With HIV Infections Rising Among Gay Men, This Funder Aims To Sound the Alarm

Here in the U.S., AIDS can feel like yesterday's news, and many funders long ago moved on to other issues, including many LGBT funders who've been focused on rights issues.

In fact, though, the rate of new HIV infections remains very high, and is rising. But you'd never know that judging by the complacency of the media or, unfortunately, of many gay men. Which is why the Elton John Foundation's latest grantmaking includes funding to raise awareness of the persistent threat of HIV. 

First some grim facts:

According to the Kaiser Family Foundation, while gay men make up just 2 percent of the U.S. population, they account for 66 percent of new HIV infections, they comprise the majority, 56 percent, of people living with HIV, and more than half (55 percent) of all AIDS deaths. Over 15,000 people with AIDS died in 2010.

The foundation also estimates that between 12 to 13 percent of gay and bisexual men in the U.S. are HIV-positive, including one in five in many major U.S. cities. And when you look at HIV/AIDS infections among African-American gay and bisexual men, the numbers are nearly doubled.

In short, AIDS is hardly a plague of the past in the gay community. But it's seen as such, and the Kaiser study found that few gay men said they discuss HIV with friends or sexual partners and thirty percent had never been tested for HIV. Only a third knew that HIV infections are rising. A majority said they were "not concerned" about HIV. 

It's frightening findings like these that has the Elton John AIDS Foundation, one of the nation’s largest funders fighting HIV/AIDS, sounding the alarm more loudly and looking for ways to challenge rising complacency about AIDS in the LGBT community. 

Related - Yesterday's Dread Disease Is Still Today's Top Priority for This Foundation

Recently, the foundation partnered up with the largest LGBT organization in the country, Human Rights Campaign, to increase awareness of HIV prevention, treatment, and care among LGBT people—with a specific focus on young gay and bisexual men and transgender women. With the $300,000 grant for the partnership, the foundation also hopes the two can also increase awareness and access to care for low-income individuals.

And just yesterday, EJAF announced a $1.5 million round of grants, including funding for a new program to reduce the stigma confronting HIV-positive people. 

Sir Elton John himself remains as dedicated to this issue as ever. And deeply worried, too, about issues that he wants more widely shared. In a recent op-ed for the New York Times, he wrote:

... as engaged as the gay community and civil rights activists have been in the fight for marriage equality, we have lost ground on the fight that so intensely galvanized the gay community to begin with: H.I.V. and AIDS... we are failing to maintain the kind of basic awareness and education that is needed to save lives.

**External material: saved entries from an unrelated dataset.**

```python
def make_settings(sc, debug=False):
    s = _lib.RasterSettings()
    s.image_height, s.image_width = int(sc["H"]), int(sc["W"])
    s.tanfovx, s.tanfovy = float(sc["tanfovx"]), float(sc["tanfovy"])
    s.bg[:] = [float(v) for v in np.asarray(sc["bg"]).reshape(3)]
    s.scale_modifier = float(sc.get("scale_modifier", 1.0))
    s.viewmatrix[:] = [float(v) for v in np.asarray(sc["view"], np.float32).reshape(16)]
    s.projmatrix[:] = [float(v) for v in np.asarray(sc["proj"], np.float32).reshape(16)]
    s.sh_degree = 3
    s.campos[:] = [float(v) for v in np.asarray(sc["campos"], np.float32).reshape(3)]
    s.prefiltered, s.debug = 0, int(debug)
# ... 43 lines not shown
        tiles = ((W + 15) // 16) * ((H + 15) // 16)
        st = dict(radii=self.radii, num_rendered=N)
        gv, bv, iv = _lib.GeomView(), _lib.BinningView(), _lib.ImageView()
        _lib.check(_lib.lib.gpsg_geom_view(C.c_void_p(geom.data_ptr()), P, C.byref(gv)), "gpsg_geom_view")
        _lib.check(_lib.lib.gpsg_image_view(C.c_void_p(image.data_ptr()), W, H, C.byref(iv)), "gpsg_image_view")
        if P > 0:
            st["depths"] = _sub(geom, gv.depths, 4 * P, torch.float32)
            st["means2D"] = _sub(geom, gv.means2D, 8 * P, torch.float32).view(P, 2)
            st["conic_opacity"] = _sub(geom, gv.conic_opacity, 16 * P, torch.float32).view(P, 4)
            st["tiles_touched"] = _sub(geom, gv.tiles_touched, 4 * P, torch.int32)
            st["point_offsets"] = _sub(geom, gv.point_offsets, 4 * P, torch.int32)
        if N > 0:
            _lib.check(_lib.lib.gpsg_binning_view(C.c_void_p(binning.data_ptr()), N, C.byref(bv)), "gpsg_binning_view")
            st["keys"] = _sub(binning, bv.point_list_keys, 8 * N, torch.int64)
            st["point_list"] = _sub(binning, bv.point_list, 4 * N, torch.int32)
        st["final_T"] = _sub(image, iv.final_T, 4 * H * W, torch.float32).view(H, W)
        st["n_contrib"] = _sub(image, iv.n_contrib, 4 * H * W, torch.int32).view(H, W)
        st["ranges"] = _sub(image, iv.ranges, 8 * tiles, torch.int32).view(tiles, 2)
        return st
```

### include/gpsg.h

```cpp
#ifndef GPSG_H
#define GPSG_H
#include <stddef.h>
#include <stdint.h>

#ifdef __cplusplus
extern "C" {
#endif

#if defined(__GNUC__)
#define GPSG_API __attribute__((visibility("default")))
#else
#define GPSG_API
#endif

#define GPSG_OK 0
#define GPSG_E_INVALID (-1)
#define GPSG_E_CUDA (-2)
#define GPSG_E_ALLOC (-3)
#define GPSG_E_CAPACITY (-4)

typedef struct GpsgRasterSettings {
    int32_t image_height;
    int32_t image_width;
    float tanfovx;
// ... 172 lines not shown
                                                    uint32_t* status_host, int flags);

GPSG_API int gpsg_mark_visible(int device, void* stream, int P, const float* means3D, const float* viewmatrix_host16,
                      uint8_t* present);

typedef struct GpsgGeomView {
    const float* depths;
    const float* means2D;
    const float* conic_opacity;
    const uint32_t* tiles_touched;
    const uint32_t* point_offsets;
} GpsgGeomView;
typedef struct GpsgBinningView {
    const uint64_t* point_list_keys;
    const uint32_t* point_list;
} GpsgBinningView;
typedef struct GpsgImageView {
    const float* final_T;
    const uint32_t* n_contrib;
    const uint32_t* ranges;
} GpsgImageView;
GPSG_API int gpsg_geom_view(const void* geom_buffer, int P, GpsgGeomView* out);
GPSG_API int gpsg_binning_view(const void* binning_buffer, int64_t num_rendered, GpsgBinningView* out);
GPSG_API int gpsg_image_view(const void* image_buffer, int W, int H, GpsgImageView* out);

GPSG_API int gpsg_corr_sampler_forward(int device, void* stream, int dtype, int B, int H, int W1, int W2, const void* volume,
                              int64_t sb, int64_t sh, int64_t sw1, const float* coords, int64_t coords_sb,
                              int radius, void* out);
GPSG_API int gpsg_corr_sampler_backward(int device, void* stream, int dtype, int B, int H, int W1, int W2,
                               const float* coords, int64_t coords_sb, const void* grad_out, int radius,
                               void* grad_volume);

GPSG_API int gpsg_corr_build_pyramid(int device, void* stream, int dtype, int B, int D, int H, int W1, int W2,
                                     const void* fmap1, const void* fmap2, void* const* vols, int levels);
GPSG_API int gpsg_corr_build_backward(int device, void* stream, int dtype, int B, int D, int H, int W1, int W2,
// ... 33 lines not shown
```

Before: 4735.

## Cull per-subblock Gaussian lists and render each tile via per-warp cp.async queues

After the per-tile sort, each tile's sorted Gaussians are filtered into eight 8x4-pixel sub-block lists using each Gaussian's bounding extent, and per-block counts are stored. The forward render kernel is restructured so each warp handles one sub-block, walking only that block's list with a double-buffered cp.async queue instead of a shared producer/consumer ring. This cuts wasted alpha evaluations for Gaussians that miss a sub-block, at the cost of an extra list-building pass, 8x list storage in the binning buffer, and an extra kernel on the radix path.

```diff
diff --git a/gps-gaussian_b200/_lib.py b/gps-gaussian_b200/_lib.py
--- a/gps-gaussian_b200/_lib.py
+++ b/gps-gaussian_b200/_lib.py
@@ -25,11 +25,11 @@
 
 
 class BinningView(C.Structure):
-    _fields_ = [("point_list_keys", C.c_void_p), ("point_list", C.c_void_p)]
+    _fields_ = [("point_list_keys", C.c_void_p), ("point_list", C.c_void_p), ("slabA", C.c_void_p), ("block_lists", C.c_void_p)]
 
 
 class ImageView(C.Structure):
-    _fields_ = [("final_T", C.c_void_p), ("n_contrib", C.c_void_p), ("ranges", C.c_void_p)]
+    _fields_ = [("final_T", C.c_void_p), ("n_contrib", C.c_void_p), ("ranges", C.c_void_p), ("block_counts", C.c_void_p)]
 
 
 ALLOC_FN = C.CFUNCTYPE(C.c_void_p, C.c_void_p, C.c_size_t)
diff --git a/gps-gaussian_b200/csrc/gpsg_capi.cu b/gps-gaussian_b200/csrc/gpsg_capi.cu
--- a/gps-gaussian_b200/csrc/gpsg_capi.cu
+++ b/gps-gaussian_b200/csrc/gpsg_capi.cu
@@ -75,6 +75,7 @@
     b.keys_unsorted = take<uint64_t>(p, n);
     b.bucket = reinterpret_cast<uint2*>(b.keys_unsorted);
     b.vals_unsorted = take<uint32_t>(p, n);
+    b.blk_list = take<uint32_t>(p, 8 * n);
     b.sort_temp = p;
     b.sort_temp_bytes = sort_bytes;
     p += align_up(sort_bytes);
@@ -102,6 +103,7 @@
     im.tile_cursor = take<uint32_t>(p, tiles > 0 ? tiles : 1);
     im.big_tiles = take<uint32_t>(p, tiles > 0 ? tiles : 1);
     im.tile_order = take<uint32_t>(p, tiles > 0 ? tiles : 1);
+    im.blk_count = take<uint32_t>(p, 8 * (tiles > 0 ? tiles : 1));
     if (end) *end = p;
     return im;
 }
@@ -257,7 +259,7 @@
         if (rc) return rc;
         { StageTimer t(ST_SORT, stream, 2 + (end_bit + 7) / 8); rc = run_sort(b, N, end_bit, stream); }
         if (rc) return rc;
-        { StageTimer t(ST_GATHER, stream, 1); rc = launch_gather_ranges(cam, N, src, g, b, im, stream); }
+        { StageTimer t(ST_GATHER, stream, 2); rc = launch_gather_ranges(cam, N, src, g, b, im, stream); }
         if (rc) return rc;
     }
     { StageTimer t(ST_RENDER_FWD, stream, 1); rc = launch_render_forward(cam, b, im, out_color, g.depths, out_depth, out_alpha, stream); }
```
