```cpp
struct WfaAlignParams {
  const uint32_t* packed;
  const char* ascii;
  unsigned long long* n_raw;
  const WfaSeqPair* meta;
  const uint32_t* work;
  uint32_t n_work;
  const unsigned long long* n_work_dev;
  int only_pending;
  unsigned int* work_counter;
  uint32_t work_shards;
  int x, oe, e;
  int dm, de;
  int book_mask;
  int rs;
  int max_score;
  const int32_t* budget;
  int budget_q, budget_slack, budget_margin;
  int band_width;
  int band_period;
  int seq_words_cap;
  int no_lean;
  int32_t* score;
  uint32_t* status;
  uint32_t* cells;
  unsigned long long* launch_cells;
  unsigned long long* wave_parts;
  uint32_t* fail_list;
  unsigned long long* fail_count;
  int arena_top_known;
  unsigned long long arena_top0_value;
  uint8_t* arena;
  unsigned long long arena_units;
  unsigned long long* arena_top;
  uint32_t chunk_units;
  uint32_t* bt_final_row;
  void* gring;
  int ring16;
  unsigned long long gring_stride;
  unsigned long long* dbg_times;
  uint32_t dbg_cap;
  int span_pbf, span_pef, span_tbf, span_tef;
  int32_t* ends;
  int oe2, e2, de2;
  int ad_min_len, ad_max_dist, ad_steps;
};
constexpr int WFA_LIN_NO_MISMATCH = 1 << 30;

struct WfaTraceParams {
  int raw;
  int seq_lds_stride;
  int emit_pairs;
// ... 98 lines not shown
```

### wfa-gpu_amd/csrc/wfa_host.hip

```cpp
#include <hip/hip_runtime.h>

#include <algorithm>
#include <climits>
#include <cstdio>
#include <cstdlib>
#include <cstring>
#include <vector>

#include "../../include/wfa_gpu_device.h"
#include "wfa_device.h"
#include "trace_layout.h"

static_assert(sizeof(sequence_pair_t) == sizeof(WfaSeqPair), "ABI mirror");

#define HIP_TRY(expr)                                                                   \
  do {                                                                                  \
    hipError_t _e = (expr);                                                             \
    if (_e != hipSuccess) {                                                             \
      fprintf(stderr, "[!] ERROR: HIP %s failed: %s (%s:%d)\n", #expr,                  \
              hipGetErrorString(_e), __FILE__, __LINE__);                               \
      return -1;                                                                        \
    }                                                                                   \
  } while (0)
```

With the marriage equality fight winding down, and LGBT funders wondering what's next, Elton John's op-ed came at a timely moment.

We hear a lot about how faddish foundations are, with herds of funders tending to stampede off to the next hot issue while leaving important work undone. 

The AIDS epidemic is certainly such an example. But EJAF's persistence in this area also illustrates a point we make often at IP: Not all funders follow the fads or flake out. Many stick with issues for decades, guided less by what's hot than what's right.